=== Begin Enclosure ===

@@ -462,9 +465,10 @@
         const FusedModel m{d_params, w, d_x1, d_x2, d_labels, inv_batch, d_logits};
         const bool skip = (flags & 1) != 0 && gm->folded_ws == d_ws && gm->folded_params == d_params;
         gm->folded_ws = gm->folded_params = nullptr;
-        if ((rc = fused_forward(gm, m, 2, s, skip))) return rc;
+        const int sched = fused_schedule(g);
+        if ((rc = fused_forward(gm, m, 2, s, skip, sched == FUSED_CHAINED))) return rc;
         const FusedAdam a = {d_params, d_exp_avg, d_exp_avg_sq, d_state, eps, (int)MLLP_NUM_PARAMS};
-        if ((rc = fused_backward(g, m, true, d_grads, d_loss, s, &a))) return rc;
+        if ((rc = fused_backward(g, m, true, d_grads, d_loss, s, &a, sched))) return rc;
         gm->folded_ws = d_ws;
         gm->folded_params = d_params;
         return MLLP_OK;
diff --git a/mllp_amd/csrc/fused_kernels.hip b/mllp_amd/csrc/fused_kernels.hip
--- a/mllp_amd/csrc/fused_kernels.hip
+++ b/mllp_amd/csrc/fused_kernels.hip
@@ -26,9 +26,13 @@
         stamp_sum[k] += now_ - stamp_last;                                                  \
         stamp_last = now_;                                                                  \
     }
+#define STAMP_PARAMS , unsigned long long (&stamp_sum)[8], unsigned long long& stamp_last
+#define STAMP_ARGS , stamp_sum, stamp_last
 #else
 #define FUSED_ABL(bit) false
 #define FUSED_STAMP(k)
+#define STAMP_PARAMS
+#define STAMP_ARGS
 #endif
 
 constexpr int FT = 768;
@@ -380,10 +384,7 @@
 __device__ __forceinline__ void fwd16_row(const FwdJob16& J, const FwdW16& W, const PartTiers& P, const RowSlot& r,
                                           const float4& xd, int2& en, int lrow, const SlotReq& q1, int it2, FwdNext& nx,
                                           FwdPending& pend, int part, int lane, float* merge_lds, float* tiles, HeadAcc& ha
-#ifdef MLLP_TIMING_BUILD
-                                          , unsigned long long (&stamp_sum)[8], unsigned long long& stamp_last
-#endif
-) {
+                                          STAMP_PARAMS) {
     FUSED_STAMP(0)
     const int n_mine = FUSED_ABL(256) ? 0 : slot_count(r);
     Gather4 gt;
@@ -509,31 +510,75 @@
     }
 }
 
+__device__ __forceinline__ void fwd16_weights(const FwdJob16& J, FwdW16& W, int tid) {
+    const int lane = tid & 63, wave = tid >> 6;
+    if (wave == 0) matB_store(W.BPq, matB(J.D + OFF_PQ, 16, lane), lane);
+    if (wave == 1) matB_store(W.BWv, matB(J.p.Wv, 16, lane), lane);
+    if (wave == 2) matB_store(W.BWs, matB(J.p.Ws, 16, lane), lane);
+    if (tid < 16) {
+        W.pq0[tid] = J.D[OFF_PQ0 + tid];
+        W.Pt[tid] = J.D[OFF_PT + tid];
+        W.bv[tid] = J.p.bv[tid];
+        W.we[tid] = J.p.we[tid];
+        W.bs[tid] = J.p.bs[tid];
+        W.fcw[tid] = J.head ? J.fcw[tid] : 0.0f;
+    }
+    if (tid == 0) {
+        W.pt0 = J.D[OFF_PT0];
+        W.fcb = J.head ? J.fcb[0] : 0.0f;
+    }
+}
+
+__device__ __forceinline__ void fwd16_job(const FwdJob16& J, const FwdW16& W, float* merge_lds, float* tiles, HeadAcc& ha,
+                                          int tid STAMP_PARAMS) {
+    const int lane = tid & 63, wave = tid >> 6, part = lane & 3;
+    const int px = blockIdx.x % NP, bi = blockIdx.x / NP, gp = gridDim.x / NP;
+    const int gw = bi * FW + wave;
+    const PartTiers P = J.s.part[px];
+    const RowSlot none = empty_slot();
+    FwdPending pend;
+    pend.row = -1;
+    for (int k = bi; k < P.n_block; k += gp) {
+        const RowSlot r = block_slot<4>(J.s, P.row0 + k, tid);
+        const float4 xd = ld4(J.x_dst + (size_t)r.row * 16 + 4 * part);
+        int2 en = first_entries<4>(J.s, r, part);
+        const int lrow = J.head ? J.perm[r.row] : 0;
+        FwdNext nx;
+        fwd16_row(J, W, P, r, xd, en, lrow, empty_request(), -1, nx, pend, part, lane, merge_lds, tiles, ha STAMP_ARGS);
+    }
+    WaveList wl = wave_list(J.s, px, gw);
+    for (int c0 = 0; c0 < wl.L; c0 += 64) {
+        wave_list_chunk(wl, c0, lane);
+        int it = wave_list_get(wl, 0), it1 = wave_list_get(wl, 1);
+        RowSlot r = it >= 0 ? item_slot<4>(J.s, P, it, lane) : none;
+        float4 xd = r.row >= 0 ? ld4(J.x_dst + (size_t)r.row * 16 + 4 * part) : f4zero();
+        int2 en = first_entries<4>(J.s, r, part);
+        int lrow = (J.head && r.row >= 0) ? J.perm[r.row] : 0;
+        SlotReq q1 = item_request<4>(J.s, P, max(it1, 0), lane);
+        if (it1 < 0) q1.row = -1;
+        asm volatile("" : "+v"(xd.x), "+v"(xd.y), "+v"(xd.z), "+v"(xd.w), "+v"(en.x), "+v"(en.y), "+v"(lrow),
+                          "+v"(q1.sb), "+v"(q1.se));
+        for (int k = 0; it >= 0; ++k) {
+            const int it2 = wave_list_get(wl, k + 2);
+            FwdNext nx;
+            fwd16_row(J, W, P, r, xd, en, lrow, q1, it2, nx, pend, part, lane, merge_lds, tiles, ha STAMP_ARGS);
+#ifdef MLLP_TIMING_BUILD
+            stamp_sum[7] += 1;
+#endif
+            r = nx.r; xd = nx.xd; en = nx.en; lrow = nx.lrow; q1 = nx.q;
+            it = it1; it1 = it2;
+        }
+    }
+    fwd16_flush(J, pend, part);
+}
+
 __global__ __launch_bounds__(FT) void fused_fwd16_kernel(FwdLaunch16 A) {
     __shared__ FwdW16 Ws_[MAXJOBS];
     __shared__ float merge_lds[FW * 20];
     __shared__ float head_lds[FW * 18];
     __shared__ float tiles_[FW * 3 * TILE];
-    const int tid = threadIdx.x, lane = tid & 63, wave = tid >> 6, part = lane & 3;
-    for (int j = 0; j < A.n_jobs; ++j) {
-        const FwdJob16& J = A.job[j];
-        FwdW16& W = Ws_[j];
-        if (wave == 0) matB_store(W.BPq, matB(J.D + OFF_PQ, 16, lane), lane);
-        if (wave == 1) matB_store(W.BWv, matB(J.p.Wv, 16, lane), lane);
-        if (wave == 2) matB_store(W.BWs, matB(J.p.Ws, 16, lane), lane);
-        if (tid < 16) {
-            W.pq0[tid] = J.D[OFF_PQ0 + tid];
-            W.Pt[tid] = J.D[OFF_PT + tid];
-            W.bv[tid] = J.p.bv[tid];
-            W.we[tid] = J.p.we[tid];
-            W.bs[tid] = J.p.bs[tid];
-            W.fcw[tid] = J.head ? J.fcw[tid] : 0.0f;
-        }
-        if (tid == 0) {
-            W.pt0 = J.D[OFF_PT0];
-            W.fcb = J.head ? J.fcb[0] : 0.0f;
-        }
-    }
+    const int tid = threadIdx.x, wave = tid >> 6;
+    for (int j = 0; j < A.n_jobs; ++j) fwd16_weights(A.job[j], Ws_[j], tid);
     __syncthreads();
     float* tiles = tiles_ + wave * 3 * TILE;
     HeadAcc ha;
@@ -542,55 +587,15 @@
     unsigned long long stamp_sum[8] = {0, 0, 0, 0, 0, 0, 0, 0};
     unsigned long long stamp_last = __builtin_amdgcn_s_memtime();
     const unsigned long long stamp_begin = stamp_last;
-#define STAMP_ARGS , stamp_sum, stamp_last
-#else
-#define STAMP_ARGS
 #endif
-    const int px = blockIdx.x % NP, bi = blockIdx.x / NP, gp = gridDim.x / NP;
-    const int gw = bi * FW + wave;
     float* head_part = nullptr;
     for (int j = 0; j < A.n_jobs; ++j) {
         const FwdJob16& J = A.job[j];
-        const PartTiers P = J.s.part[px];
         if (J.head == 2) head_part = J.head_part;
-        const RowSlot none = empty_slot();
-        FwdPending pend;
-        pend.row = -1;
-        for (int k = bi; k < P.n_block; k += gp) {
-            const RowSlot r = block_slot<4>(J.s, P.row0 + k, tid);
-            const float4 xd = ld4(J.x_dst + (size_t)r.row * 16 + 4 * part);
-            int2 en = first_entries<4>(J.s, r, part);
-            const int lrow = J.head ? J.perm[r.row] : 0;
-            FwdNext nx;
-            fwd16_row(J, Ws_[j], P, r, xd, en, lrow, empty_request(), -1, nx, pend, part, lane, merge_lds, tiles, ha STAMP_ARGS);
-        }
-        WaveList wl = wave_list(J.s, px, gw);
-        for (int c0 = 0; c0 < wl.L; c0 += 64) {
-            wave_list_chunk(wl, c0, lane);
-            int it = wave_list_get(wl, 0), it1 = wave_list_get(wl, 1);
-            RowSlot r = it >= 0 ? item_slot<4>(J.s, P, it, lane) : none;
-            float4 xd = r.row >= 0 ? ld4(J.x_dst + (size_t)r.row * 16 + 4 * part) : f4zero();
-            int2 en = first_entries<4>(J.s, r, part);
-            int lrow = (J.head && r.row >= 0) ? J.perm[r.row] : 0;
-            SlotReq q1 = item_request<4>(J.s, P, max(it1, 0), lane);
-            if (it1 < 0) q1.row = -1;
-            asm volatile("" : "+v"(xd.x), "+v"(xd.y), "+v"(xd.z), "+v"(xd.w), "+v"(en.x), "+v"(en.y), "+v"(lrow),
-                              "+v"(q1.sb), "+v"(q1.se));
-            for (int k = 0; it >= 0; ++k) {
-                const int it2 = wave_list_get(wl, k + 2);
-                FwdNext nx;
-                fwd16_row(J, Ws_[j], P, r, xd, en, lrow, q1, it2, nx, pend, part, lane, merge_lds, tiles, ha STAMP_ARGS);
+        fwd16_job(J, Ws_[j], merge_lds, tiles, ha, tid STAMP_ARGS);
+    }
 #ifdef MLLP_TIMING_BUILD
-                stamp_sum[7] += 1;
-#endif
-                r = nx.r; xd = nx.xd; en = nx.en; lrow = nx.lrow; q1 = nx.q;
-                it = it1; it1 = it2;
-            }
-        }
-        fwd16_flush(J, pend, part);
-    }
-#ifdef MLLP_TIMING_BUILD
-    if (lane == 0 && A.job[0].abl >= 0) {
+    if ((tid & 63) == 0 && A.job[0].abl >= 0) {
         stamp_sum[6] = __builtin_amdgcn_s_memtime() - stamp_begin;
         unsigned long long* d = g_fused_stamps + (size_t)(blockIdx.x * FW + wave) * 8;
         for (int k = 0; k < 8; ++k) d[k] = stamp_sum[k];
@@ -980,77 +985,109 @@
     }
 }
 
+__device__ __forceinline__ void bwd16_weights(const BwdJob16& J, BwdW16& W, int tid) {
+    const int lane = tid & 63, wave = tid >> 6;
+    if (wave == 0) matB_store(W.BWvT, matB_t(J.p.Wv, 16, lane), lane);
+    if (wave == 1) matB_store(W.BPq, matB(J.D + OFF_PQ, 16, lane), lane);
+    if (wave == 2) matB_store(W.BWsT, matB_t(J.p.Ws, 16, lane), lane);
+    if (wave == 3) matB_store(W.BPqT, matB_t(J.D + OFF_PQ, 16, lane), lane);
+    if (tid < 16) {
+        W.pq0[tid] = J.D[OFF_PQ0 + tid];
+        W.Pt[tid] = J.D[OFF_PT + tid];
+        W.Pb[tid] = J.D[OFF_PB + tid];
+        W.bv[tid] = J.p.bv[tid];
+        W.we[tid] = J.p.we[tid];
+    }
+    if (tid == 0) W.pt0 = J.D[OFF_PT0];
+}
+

=== End Enclosure ===

Wherever a line in the entries above holds "true", copy that line.

Output for this exercise:
-        if ((rc = fused_backward(g, m, true, d_grads, d_loss, s, &a))) return rc;
+        if ((rc = fused_backward(g, m, true, d_grads, d_loss, s, &a, sched))) return rc;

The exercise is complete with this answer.